Une alternative est brevetée par le chimiste allemand Adolf Wilhelm Keim en 1878 : une peinture minérale au silicate de potassium, toujours commercialisée de nos jours.

Tout comme un badigeon à la chaux, elle respecte le comportement hygrothermique de la paroi mais sa longévité n’est pas comparable. Une amélioration notable. Elle est dite minérale (si moins de 5 % d’additifs organiques) et fusionne littéralement avec son support. La réaction chimique qui se produit avec la brique crée une liaison irréversible entre les deux matériaux. Les entretiens ultérieurs consisteront principalement en un nettoyage - dépoussiérage de la surface dans un souci plus esthétique que conservatoire. Si le coût d’une application de badigeon peut être inférieur (tout dépend des couleurs), sur le long terme, la plus-value des peintures aux silicates n’est plus à démontrer.

Pour en savoir plus :

Pour les bâtiments historiques, le recours à la peinture aux silicates est une solution très intéressante même si des freins peuvent se présenter :

  • le coût (plus souvent une argumentation commerciale qu'une réalité de terrain)
  • la substitution de produits
  • la présence de sels (dommageable dans tous les cas aussi bien pour les solutions à base de chaux que de silicate).

Réfléchir ?

Et pour les autres ? Pourquoi ne pas élargir le débat ?

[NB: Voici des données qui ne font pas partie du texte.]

__global__ __launch_bounds__(256) void overlap_fwd_kernel(const float* __restrict__ f, const float* __restrict__ w, const float* __restrict__ b,
                                                          float* __restrict__ s, int N)
{
    const int row = blockIdx.x * 4 + (threadIdx.x >> 6), lane = threadIdx.x & 63;
    if (row >= N) return;
    const float4 v = *reinterpret_cast<const float4*>(f + (size_t)row * 256 + lane * 4);
    const float4 ww = *reinterpret_cast<const float4*>(w + lane * 4);
    const float z = wave_sum(v.x * ww.x + v.y * ww.y + v.z * ww.z + v.w * ww.w) + b[0];
    if (lane == 0) s[row] = 1.f / (1.f + expf(-z));
}
__global__ __launch_bounds__(256) void overlap_bwd_kernel(const float* __restrict__ f, const float* __restrict__ w, const float* __restrict__ s,
                                                          const float* __restrict__ gy, float* __restrict__ df, float* __restrict__ part,
                                                          int N, int rows_per_block, const float* df_add = nullptr)
{
    const int wave = threadIdx.x >> 6, lane = threadIdx.x & 63;
    const float4 ww = *reinterpret_cast<const float4*>(w + lane * 4);
    float dw[4] = {0, 0, 0, 0}, dbias = 0.f;
    const int r0 = blockIdx.x * rows_per_block;
    for (int row = r0 + wave; row < min(r0 + rows_per_block, N); row += 4) {
        const float sv = s[row], dl = gy[row] * sv * (1.f - sv);
        const float4 v = *reinterpret_cast<const float4*>(f + (size_t)row * 256 + lane * 4);
        float4 o = make_float4(dl * ww.x, dl * ww.y, dl * ww.z, dl * ww.w);
        if (df_add) {
            const float4 p = *reinterpret_cast<const float4*>(df_add + (size_t)row * 256 + lane * 4);
            o.x = p.x + o.x; o.y = p.y + o.y; o.z = p.z + o.z; o.w = p.w + o.w;
        }
        *reinterpret_cast<float4*>(df + (size_t)row * 256 + lane * 4) = o;
        dw[0] += dl * v.x; dw[1] += dl * v.y; dw[2] += dl * v.z; dw[3] += dl * v.w;
        dbias += dl;
    }
    __shared__ float red[4][257];
#pragma unroll
    for (int i = 0; i < 4; ++i) red[wave][lane * 4 + i] = dw[i];
    if (lane == 0) red[wave][256] = dbias;
    __syncthreads();
    for (int c = threadIdx.x; c < 257; c += 256) part[(size_t)blockIdx.x * 257 + c] = red[0][c] + red[1][c] + red[2][c] + red[3][c];
}
__global__ void overlap_bwd_final_kernel(const float* __restrict__ part, float* __restrict__ dw, float* __restrict__ db, int nblk, int accumulate = 0)
{
    const int c = blockIdx.x * (blockDim.x >> 6) + (threadIdx.x >> 6), lane = threadIdx.x & 63;
    if (c >= 257) return;
    double s = 0.0;
    for (int k = lane; k < nblk; k += 64) s += part[(size_t)k * 257 + c];
#pragma unroll
    for (int o = 32; o > 0; o >>= 1) s += __shfl_xor(s, o, 64);
    if (lane == 0) { float* dst = c < 256 ? dw + c : db; *dst = accumulate ? *dst + (float)s : (float)s; }
}

template <typename TY, typename TG, typename TO>
__global__ void relu_bwd_kernel(const TY* __restrict__ y, const TG* __restrict__ g, TO* __restrict__ out, size_t n)
{
    for (size_t i = blockIdx.x * (size_t)blockDim.x + threadIdx.x; i < n; i += (size_t)gridDim.x * blockDim.x)
        Elem<TO>::st(out + i, Elem<TY>::ld(y + i) > 0.f ? Elem<TG>::ld(g + i) : 0.f);
}

__device__ void jacobi_eig3(double A[3][3], double V[3][3])
{
    for (int i = 0; i < 3; ++i) for (int j = 0; j < 3; ++j) V[i][j] = (i == j);
    for (int sweep = 0; sweep < 30; ++sweep) {
        const double off = fabs(A[0][1]) + fabs(A[0][2]) + fabs(A[1][2]);
        if (off < 1e-300) break;
        for (int p = 0; p < 2; ++p)
            for (int q = p + 1; q < 3; ++q) {
                if (fabs(A[p][q]) < 1e-300) continue;
                const double theta = (A[q][q] - A[p][p]) / (2.0 * A[p][q]);
                const double t = (theta >= 0 ? 1.0 : -1.0) / (fabs(theta) + sqrt(theta * theta + 1.0));
                const double c = 1.0 / sqrt(t * t + 1.0), s = t * c;
                for (int k = 0; k < 3; ++k) { const double akp = A[k][p], akq = A[k][q]; A[k][p] = c * akp - s * akq; A[k][q] = s * akp + c * akq; }
                for (int k = 0; k < 3; ++k) { const double apk = A[p][k], aqk = A[q][k]; A[p][k] = c * apk - s * aqk; A[q][k] = s * apk + c * aqk; }
                for (int k = 0; k < 3; ++k) { const double vkp = V[k][p], vkq = V[k][q]; V[k][p] = c * vkp - s * vkq; V[k][q] = s * vkp + c * vkq; }
            }
    }
}
struct KabschDense {
    const float* A; const float* Bp; const float* Wp;
    __device__ __forceinline__ float a(int i, int c) const { return A[i * 3 + c]; }
    __device__ __forceinline__ float b(int i, int c) const { return Bp[i * 3 + c]; }
    __device__ __forceinline__ float w(int i) const { return Wp[i]; }
};
struct KabschPair {
    const float* xyz; const float* corr; const float* ov; int s0, ns, t0;
    __device__ __forceinline__ float a(int i, int c) const { return i < ns ? xyz[(size_t)(s0 + i) * 3 + c] : corr[(size_t)(t0 + i - ns) * 3 + c]; }
    __device__ __forceinline__ float b(int i, int c) const { return i < ns ? corr[(size_t)(s0 + i) * 3 + c] : xyz[(size_t)(t0 + i - ns) * 3 + c]; }
    __device__ __forceinline__ float w(int i) const { return i < ns ? ov[s0 + i] : ov[t0 + i - ns]; }
};
template <typename Acc> __device__ void kabsch_body(const Acc& X, int N, float* __restrict__ o, float eps);
__global__ __launch_bounds__(256) void kabsch_kernel(const float* __restrict__ a, const float* __restrict__ b, const float* __restrict__ w,
                                                     float* __restrict__ out, int N, float eps)
{
    const int p = blockIdx.x;
    KabschDense X{a + (size_t)p * N * 3, b + (size_t)p * N * 3, w + (size_t)p * N};
    kabsch_body(X, N, out + (size_t)p * 12, eps);
}
__global__ __launch_bounds__(256) void kabsch_pairs_kernel(const float* __restrict__ xyz, const float* __restrict__ corr, const float* __restrict__ ov,
                                                           const int* __restrict__ probs, float* __restrict__ out, int L, int R, float eps)
{
    const int p = blockIdx.x / L, l = blockIdx.x % L;
    const int* pr = probs + p * 4;
    KabschPair X{xyz, corr + (size_t)l * R * 3, ov + (size_t)l * R, pr[0], pr[1], pr[2]};
    kabsch_body(X, pr[1] + pr[3], out + (size_t)blockIdx.x * 12, eps);
}
struct KabschSums { double sw, norm, ca[3], cb[3], H[3][3]; };
template <typename Acc> __device__ void kabsch_sums(const Acc& X, int N, float eps, KabschSums& S)
{
    const int t = threadIdx.x;
    __shared__ double red[9][256];
    __shared__ double tot[9];
    auto block_sums = [&](double* v, int NV) {
        for (int q = 0; q < NV; ++q) red[q][t] = v[q];
        __syncthreads();
        if (t < 64) {
            for (int q = 0; q < NV; ++q) {
                double a = (red[q][t] + red[q][t + 128]) + (red[q][t + 64] + red[q][t + 192]);
#pragma unroll
                for (int s = 32; s > 0; s >>= 1) a += __shfl_down(a, s, 64);
                if (t == 0) tot[q] = a;
            }
        }
        __syncthreads();
        for (int q = 0; q < NV; ++q) v[q] = tot[q];
        __syncthreads();
    };
    double sw = 0.0;
#pragma unroll 4
    for (int i = t; i < N; i += 256) sw += X.w(i);
    block_sums(&sw, 1);
    const double norm = fmax(sw, (double)eps);
    double ca[3] = {0, 0, 0}, cb[3] = {0, 0, 0};
#pragma unroll 2
    for (int i = t; i < N; i += 256) {
        const double wn = X.w(i) / norm;
        for (int c = 0; c < 3; ++c) { ca[c] += wn * X.a(i, c); cb[c] += wn * X.b(i, c); }
    }
    {
        double v6[6] = {ca[0], ca[1], ca[2], cb[0], cb[1], cb[2]};
        block_sums(v6, 6);
        for (int c = 0; c < 3; ++c) { ca[c] = v6[c]; cb[c] = v6[3 + c]; }
    }
    double H[3][3] = {{0, 0, 0}, {0, 0, 0}, {0, 0, 0}};
#pragma unroll 2
    for (int i = t; i < N; i += 256) {
        const double wn = X.w(i) / norm;
        for (int r = 0; r < 3; ++r) for (int c = 0; c < 3; ++c) H[r][c] += (X.a(i, r) - ca[r]) * (X.b(i, c) - cb[c]) * wn;
    }
    block_sums(&H[0][0], 9);
    S.sw = sw;
    S.norm = norm;
    for (int c = 0; c < 3; ++c) { S.ca[c] = ca[c]; S.cb[c] = cb[c]; }
    for (int r = 0; r < 3; ++r) for (int c = 0; c < 3; ++c) S.H[r][c] = H[r][c];
}
__device__ void kabsch_svd(const double (&H)[3][3], double (&U)[3][3], double (&Vs)[3][3])
{
    double HtH[3][3], V[3][3];
    for (int i = 0; i < 3; ++i) for (int j = 0; j < 3; ++j) { double s = 0; for (int k = 0; k < 3; ++k) s += H[k][i] * H[k][j]; HtH[i][j] = s; }
    jacobi_eig3(HtH, V);
    double ev[3] = {HtH[0][0], HtH[1][1], HtH[2][2]};
    int idx[3] = {0, 1, 2};
    for (int i = 0; i < 2; ++i) for (int j = i + 1; j < 3; ++j) if (ev[idx[j]] > ev[idx[i]]) { int tmp = idx[i]; idx[i] = idx[j]; idx[j] = tmp; }
    for (int k = 0; k < 3; ++k) for (int j = 0; j < 3; ++j) Vs[k][j] = V[k][idx[j]];
    for (int j = 0; j < 2; ++j) {
        double n2 = 0;
        for (int i = 0; i < 3; ++i) { double s = 0; for (int k = 0; k < 3; ++k) s += H[i][k] * Vs[k][j]; U[i][j] = s; n2 += s * s; }
        const double n = sqrt(n2);
        for (int i = 0; i < 3; ++i) U[i][j] = n > 0 ? U[i][j] / n : (i == j);
    }
    U[0][2] = U[1][0] * U[2][1] - U[2][0] * U[1][1]; U[1][2] = U[2][0] * U[0][1] - U[0][0] * U[2][1]; U[2][2] = U[0][0] * U[1][1] - U[1][0] * U[0][1];
    Vs[0][2] = Vs[1][0] * Vs[2][1] - Vs[2][0] * Vs[1][1]; Vs[1][2] = Vs[2][0] * Vs[0][1] - Vs[0][0] * Vs[2][1]; Vs[2][2] = Vs[0][0] * Vs[1][1] - Vs[1][0] * Vs[0][1];
}
__device__ __forceinline__ void kabsch_rotation(const double (&U)[3][3], const double (&V)[3][3], double (&R)[3][3])
{
    for (int i = 0; i < 3; ++i) for (int j = 0; j < 3; ++j) R[i][j] = V[i][0] * U[j][0] + V[i][1] * U[j][1] + V[i][2] * U[j][2];
}
template <typename Acc> __device__ void kabsch_body(const Acc& X, int N, float* __restrict__ o, float eps)
{
    KabschSums S;
    kabsch_sums(X, N, eps, S);
    if (threadIdx.x == 0) {
        double U[3][3], V[3][3], R[3][3];
        kabsch_svd(S.H, U, V);
        kabsch_rotation(U, V, R);
        for (int i = 0; i < 3; ++i) {
            double tr = S.cb[i];
            for (int j = 0; j < 3; ++j) { o[i * 4 + j] = (float)R[i][j]; tr -= R[i][j] * S.ca[j]; }
            o[i * 4 + 3] = (float)tr;
        }
    }
}
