template <bool ONE_LEVEL, typename OCC>
NGP_DEV uint32_t march_ray_wave(const Ray& r, const MarchConst& k, const OCC& occ, float t0, float far,
                                float* __restrict__ ts) {
    if (!(t0 < far)) return 0;
    if (k.dt_gamma == 0.0f) {
        const float delta = clampf(0.0f, k.dt_min, k.dt_max);
        const float ulp_far = __uint_as_float(((__float_as_uint(far) >> 23) & 0xffu) << 23) * 1.1920929e-7f;
        const double smin = (double)delta - (double)ulp_far;
        if (smin > 0.0) {
            const double kest = ceil(((double)far - (double)t0) / smin) + 2.0;
            const uint32_t L = (uint32_t)ceil(kest / 64.0);
            if (L <= 64) return march_ray_segmented<ONE_LEVEL>(r, k, occ, ChainConst{t0, delta}, far, L, ts);
        }
    } else if (k.dt_gamma > 0.0f) {
        ChainGamma ch;
        ch.k = k;
        const uint32_t K = chain_records(t0, far, k, ch.rec);
        if (K != kInf) {
            ch.nrec = ngp_div_up(K, kRecStride);
            const uint32_t L = kRecStride * ngp_div_up(ngp_div_up(K, 64u), kRecStride);
            return march_ray_segmented<ONE_LEVEL>(r, k, occ, ch, far, L > 0 ? L : kRecStride, ts);
        }
    }
    uint32_t n = 0;
    if ((threadIdx.x & 63) == 0) n = march_ray_train<ONE_LEVEL>(r, k, occ, t0, far, ts);
    return (uint32_t)__builtin_amdgcn_readlane((int)n, 0);
}

NGP_DEV void emit_sample(const float* __restrict__ rays_o, const float* __restrict__ rays_d, const MarchConst& k,
                         const float* __restrict__ nears, const float* __restrict__ noises,
                         const float* __restrict__ ts, uint32_t rn, uint32_t kk, size_t p, float* __restrict__ xyzs,
                         float* __restrict__ dirs, float* __restrict__ deltas) {
    const float* row = ts + (size_t)rn * k.max_steps;
    const float t = row[kk];
    const float tp = row[kk ? kk - 1 : 0u];
    const float nr = nears[rn], nz = noises[rn];
    const float prev = kk == 0 ? ray_t0(nr, nz, k) : tp + clampf(tp * k.dt_gamma, k.dt_min, k.dt_max);
    const float ox = rays_o[rn * 3], oy = rays_o[rn * 3 + 1], oz = rays_o[rn * 3 + 2];
    const float dx = rays_d[rn * 3], dy = rays_d[rn * 3 + 1], dz = rays_d[rn * 3 + 2];
    const float dt = clampf(t * k.dt_gamma, k.dt_min, k.dt_max);
    xyzs[p * 3 + 0] = clampf(fmaf(t, dx, ox), -k.bound, k.bound);
    xyzs[p * 3 + 1] = clampf(fmaf(t, dy, oy), -k.bound, k.bound);
    xyzs[p * 3 + 2] = clampf(fmaf(t, dz, oz), -k.bound, k.bound);
    dirs[p * 3 + 0] = dx;
    dirs[p * 3 + 1] = dy;
    dirs[p * 3 + 2] = dz;
    deltas[p * 2 + 0] = dt;
    deltas[p * 2 + 1] = (t + dt) - prev;
}

struct MarchAdam {
    ngp_head::TensorList tl;
    ngp_head::AdamArgs aa;
    ngp_step::StepState* st;
    uint4* clear;
    uint32_t clear16;
    bool emit_launch;
};
constexpr uint32_t kMarchAdamWaves = 4;

constexpr uint32_t kEmitMaxBlockRays = 64;
struct MarchEmit {
    uint32_t* ticket;
    uint32_t* error;
    unsigned long long* words;
    int32_t* counter;
    float *xyzs, *dirs, *deltas;
    uint32_t M, rb;
};

NGP_DEV unsigned long long agent_load_u64(const unsigned long long* p) {
    return __hip_atomic_load(p, __ATOMIC_RELAXED, __HIP_MEMORY_SCOPE_AGENT);
}

template <uint32_t MW>
__global__ void __launch_bounds__(kSegThreads)
k_march_train(const float* __restrict__ rays_o, const float* __restrict__ rays_d,
              const uint8_t* __restrict__ grid, const uint8_t* __restrict__ img, OccLayout L,
              MarchConst k, uint32_t N, const float* __restrict__ nears, const float* __restrict__ fars,
              const float* __restrict__ noises, int32_t* __restrict__ rays, float* __restrict__ ts,
              const int32_t* __restrict__ counter, uint32_t* __restrict__ scan, MarchAdam ma, MarchEmit me) {
    extern __shared__ uint4 dyn[];
    __shared__ uint32_t s_ticket, s_base0, s_arrive, s_ready, s_first;
    __shared__ uint32_t s_off[kEmitMaxBlockRays + 1];
    const bool emit = me.ticket != nullptr;
    if (blockIdx.x == 0 && threadIdx.x == 0) scan[0] = (uint32_t)counter[0];
    if (emit && threadIdx.x == 0) {
        s_ticket = atomicAdd(me.ticket, 1u);
        s_base0 = (uint32_t)counter[0];
        s_arrive = 0;
        s_ready = 0;
    }
    uint32_t* sum = reinterpret_cast<uint32_t*>(dyn);
    uint32_t* pre = sum + 4 * L.ngroups;
    const bool lds = L.ngroups > 0 && load_occ_index(img, L, dyn);
    if (emit) __syncthreads();
    const uint32_t wave = threadIdx.x >> 6;
    if (MW < kSegWaves && wave >= MW) {
        constexpr uint32_t kVirt = (kSegWaves - MW) / 4;
        if (blockIdx.x == 0 && wave == MW)
            for (uint32_t i = threadIdx.x & 63u; i < ma.clear16; i += 64) ma.clear[i] = uint4{0u, 0u, 0u, 0u};
        ngp_head::adam_sweep_pipe<2>(ma.tl, ma.st, ma.aa, blockIdx.x * kVirt + (wave - MW) / 4,
                                                    gridDim.x * kVirt, threadIdx.x & 255u);
        return;
    }
    const OccLds occ_lds{sum, pre, reinterpret_cast<const uint8_t*>(pre + L.ngroups)};
    const OccGlobal occ_glb{grid};
    const uint32_t G = gridDim.x;
    const uint32_t rank = emit ? s_ticket % G : blockIdx.x, epoch1 = emit ? s_ticket / G + 1u : 0u;
    const uint32_t n0 = emit ? rank * me.rb : 0u, n1 = emit ? min(N, n0 + me.rb) : N;
    const uint32_t lane = threadIdx.x & 63;
    for (uint32_t n = emit ? n0 + wave : blockIdx.x * MW + wave; n < n1; n += emit ? MW : G * MW) {
        const Ray r = load_ray(rays_o, rays_d, n);
        const float t0 = ray_t0(nears[n], noises[n], k);
        const float far = fars[n];
        float* row = ts + (size_t)n * k.max_steps;
        uint32_t cnt;
        if (lds) {
            cnt = k.C == 1 ? march_ray_wave<true>(r, k, occ_lds, t0, far, row)
                           : march_ray_wave<false>(r, k, occ_lds, t0, far, row);
        } else {
            cnt = k.C == 1 ? march_ray_wave<true>(r, k, occ_glb, t0, far, row)
                           : march_ray_wave<false>(r, k, occ_glb, t0, far, row);
        }
        if (lane == 0) {
            rays[n * 3 + 0] = (int32_t)n;
            rays[n * 3 + 2] = (int32_t)cnt;
            scan[4 + n] = cnt;
            if (emit) s_off[n - n0] = cnt;
        }
    }
    if (!emit) return;
    asm volatile("s_waitcnt vmcnt(0) lgkmcnt(0)" ::: "memory");
    __builtin_amdgcn_fence(__ATOMIC_RELEASE, "workgroup");
    uint32_t last = 0;
    if (lane == 0) last = atomicAdd(&s_arrive, 1u) == MW - 1 ? 1u : 0u;
    last = (uint32_t)__builtin_amdgcn_readfirstlane((int)last);
    const uint32_t nb = n1 > n0 ? n1 - n0 : 0u;
    if (last) {
        __builtin_amdgcn_fence(__ATOMIC_ACQUIRE, "workgroup");
        const uint32_t c = lane < nb ? s_off[lane] : 0u;
        uint32_t incl = c;
#pragma unroll
        for (uint32_t o = 1; o < 64; o <<= 1) {
            const uint32_t u = __shfl_up(incl, o, 64);
            if (lane >= o) incl += u;
        }
        const uint32_t total = (uint32_t)__builtin_amdgcn_readlane((int)incl, 63);
        if (lane == 0)
            __hip_atomic_store(me.words + rank, ((unsigned long long)epoch1 << 32) | total, __ATOMIC_RELAXED,
                               __HIP_MEMORY_SCOPE_AGENT);
        uint32_t part = 0;
        bool lost = false;
        for (uint32_t p = lane; p < rank; p += 64) {
            unsigned long long v = agent_load_u64(me.words + p);
            for (uint32_t spin = 0; (uint32_t)(v >> 32) != epoch1 && spin < (1u << 20); ++spin) {
                __builtin_amdgcn_s_sleep(2);
                v = agent_load_u64(me.words + p);
            }
            lost |= (uint32_t)(v >> 32) != epoch1;
            part += (uint32_t)v;
        }
        if (__ballot(lost) && lane == 0) atomicOr(me.error, 1u);
#pragma unroll
        for (uint32_t o = 32; o > 0; o >>= 1) part += __shfl_xor(part, o, 64);
        if (lane < nb) s_off[lane] = incl - c;
        if (lane == 0) {
            s_off[nb] = total;
            s_first = s_base0 + part;
            if (rank == G - 1) {
                me.counter[0] = (int32_t)(s_base0 + part + total);
                me.counter[1] += (int32_t)N;
            }
        }
        __builtin_amdgcn_fence(__ATOMIC_RELEASE, "workgroup");
        if (lane == 0) __hip_atomic_store(&s_ready, 1u, __ATOMIC_RELAXED, __HIP_MEMORY_SCOPE_WORKGROUP);
    } else {
        for (uint32_t spin = 0; __hip_atomic_load(&s_ready, __ATOMIC_RELAXED, __HIP_MEMORY_SCOPE_WORKGROUP) == 0u &&
                                spin < (1u << 22); ++spin)
            __builtin_amdgcn_s_sleep(1);
        if (__hip_atomic_load(&s_ready, __ATOMIC_RELAXED, __HIP_MEMORY_SCOPE_WORKGROUP) == 0u && lane == 0)
            atomicOr(me.error, 2u);
        __builtin_amdgcn_fence(__ATOMIC_ACQUIRE, "workgroup");
    }
    const uint32_t base = s_first, btotal = s_off[nb];
    const uint32_t t = threadIdx.x;
    for (uint32_t i = t; i < nb; i += 64 * MW) rays[(size_t)(n0 + i) * 3 + 1] = (int32_t)(base + s_off[i]);
    for (uint32_t j = t; j < btotal; j += 64 * MW) {
        uint32_t lo = 0, hi = nb;
        while (hi - lo > 1) {
            const uint32_t mid = (lo + hi) >> 1;
            if (s_off[mid] <= j) lo = mid; else hi = mid;
        }
        if (base + s_off[lo + 1] > me.M) continue;
        emit_sample(rays_o, rays_d, k, nears, noises, ts, n0 + lo, j - s_off[lo], (size_t)base + j, me.xyzs,
                    me.dirs, me.deltas);
    }
}
static_assert((kSegWaves - kMarchAdamWaves) % 4 == 0, "Adam waves form 256-thread virtual blocks");
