+            for (int i = 0; i < 4; i++) {
+                const Split8 Bw1 = w1_tr_pieces(S.W1, 16 * i * H, w1tr[1]);
+                mfma6(h2[0], Af, Bw);
+                Split8 An = Af;
+                if (i < 3) {
+                    float v8[8];
+#pragma unroll
+                    for (int j = 0; j < 8; j++) v8[j] = relu_bits(a1[(i + 1) >> 1][8 * ((i + 1) & 1) + j]);
+                    An = split8(v8);
+                    Bw = w1_tr_pieces(S.W1, 16 * (i + 1) * H, w1tr[0]);
+                }
+                mfma6(h2[1], Af, Bw1);
+                Af = An;
+                issue6<2, 5>();
+                issue6<2, 5>();
+                if (i == 0) {
+#pragma unroll
+                    for (int s = 0; s < 3; s++)
+                        a1[1] = __builtin_amdgcn_mfma_f32_32x32x2f32(S.W0[(2 * s + h) * H + c + 32], xs[s], a1[1], 0, 0, 0);
+                    issue1<0, 0>(); issue1<0, 0>(); issue1<0, 0>();
+                }
             }
         }
         if (EXACT_FWD) {
@@ -1092,6 +1132,7 @@
                     __builtin_amdgcn_sched_barrier(0);
                 }
         }
+        wave_sync();
         MB_STAMP(5);
         __builtin_amdgcn_s_setprio(3);
         f32x16_t h1[2];
@@ -1107,71 +1148,103 @@
                 h1[jt] = __builtin_amdgcn_mfma_f32_32x32x2f32(xv, S.W0[(2 * s + h) * H + c + 32 * jt], h1[jt], 0, 0, 0);
         }
         uint32_t m1 = 0;
-#pragma unroll
-        for (int jt = 0; jt < 2; jt++)
-#pragma unroll
-            for (int q = 0; q < 16; q++) {
-                h1[jt][q] = relu_bits(h1[jt][q]);
-                const uint32_t hb = __float_as_uint(h1[jt][q]);
-                m1 |= (hb < 1u ? hb : 1u) << (q + 16 * jt);
-            }
         MB_STAMP(6);
-#pragma unroll
-        for (int s2 = 0; s2 < 2; s2++) {
-            Split8 Bz[2];
-#pragma unroll
-            for (int t = 0; t < 2; t++) {
-                if (EXACT_FWD) {
-                    float z[8];
-#pragma unroll
-                    for (int j = 0; j < 8; j++) z[j] = B.T[cd_row(8 * s2 + j, h) * WS + c + 32 * t];
-                    Bz[t] = split8(z);
-                } else {
-#pragma unroll
-                    for (int p = 0; p < 3; p++) {
-                        const uint2 lo = *reinterpret_cast<const uint2 *>(B.Z + p * H * TR + z_at(c + 32 * t, 16 * s2 + 4 * h));
-                        const uint2 hi = *reinterpret_cast<const uint2 *>(B.Z + p * H * TR + z_at(c + 32 * t, 16 * s2 + 8 + 4 * h));
-                        Bz[t].p[p] = __builtin_bit_cast(bf16x8_t, make_uint4(lo.x, lo.y, hi.x, hi.y));
-                    }
+        auto dz2_frag = [&](int s2, int t) -> Split8 {
+            Split8 f;
+            if (EXACT_FWD) {
+                float z[8];
+#pragma unroll
+                for (int j = 0; j < 8; j++) z[j] = B.T[cd_row(8 * s2 + j, h) * WS + c + 32 * t];
+                f = split8(z);
+            } else {
+#pragma unroll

Le citoyen lambda intègre naturellement dans sa notion du « beau » une maison ancienne à la brique décapée. Le regard porté sera plaisant et ce, d’autant plus que quelque généreux géranium vienne la fleurir. Un effet de mode s'est invité dans ses références culturelles. Sur la même façade, le regard du spécialise en patrimoine sera à tout le moins triste, si pas consterné. Le géranium ne lui cachera pas l’érosion des briques. Nous l'avons vu, historiquement, ces façades étaient enduites pour les protéger. Non seulement, la perception visuelle était toute autre mais enduit et maçonnerie formaient un complexe interdépendant qui assurait la pérennité du bâtiment. Décaper (ou isoler) modifie le comportement du mur. Une mauvaise compréhension de cette délicate alchimie peut accentuer l’altération des matériaux jusqu’à entraîner la destruction du bâtiment.

Puisque la question de l’entretien est revenue sur la table, celle du regard sur l’architecture ne pourrait-elle, elle aussi, être reposée ?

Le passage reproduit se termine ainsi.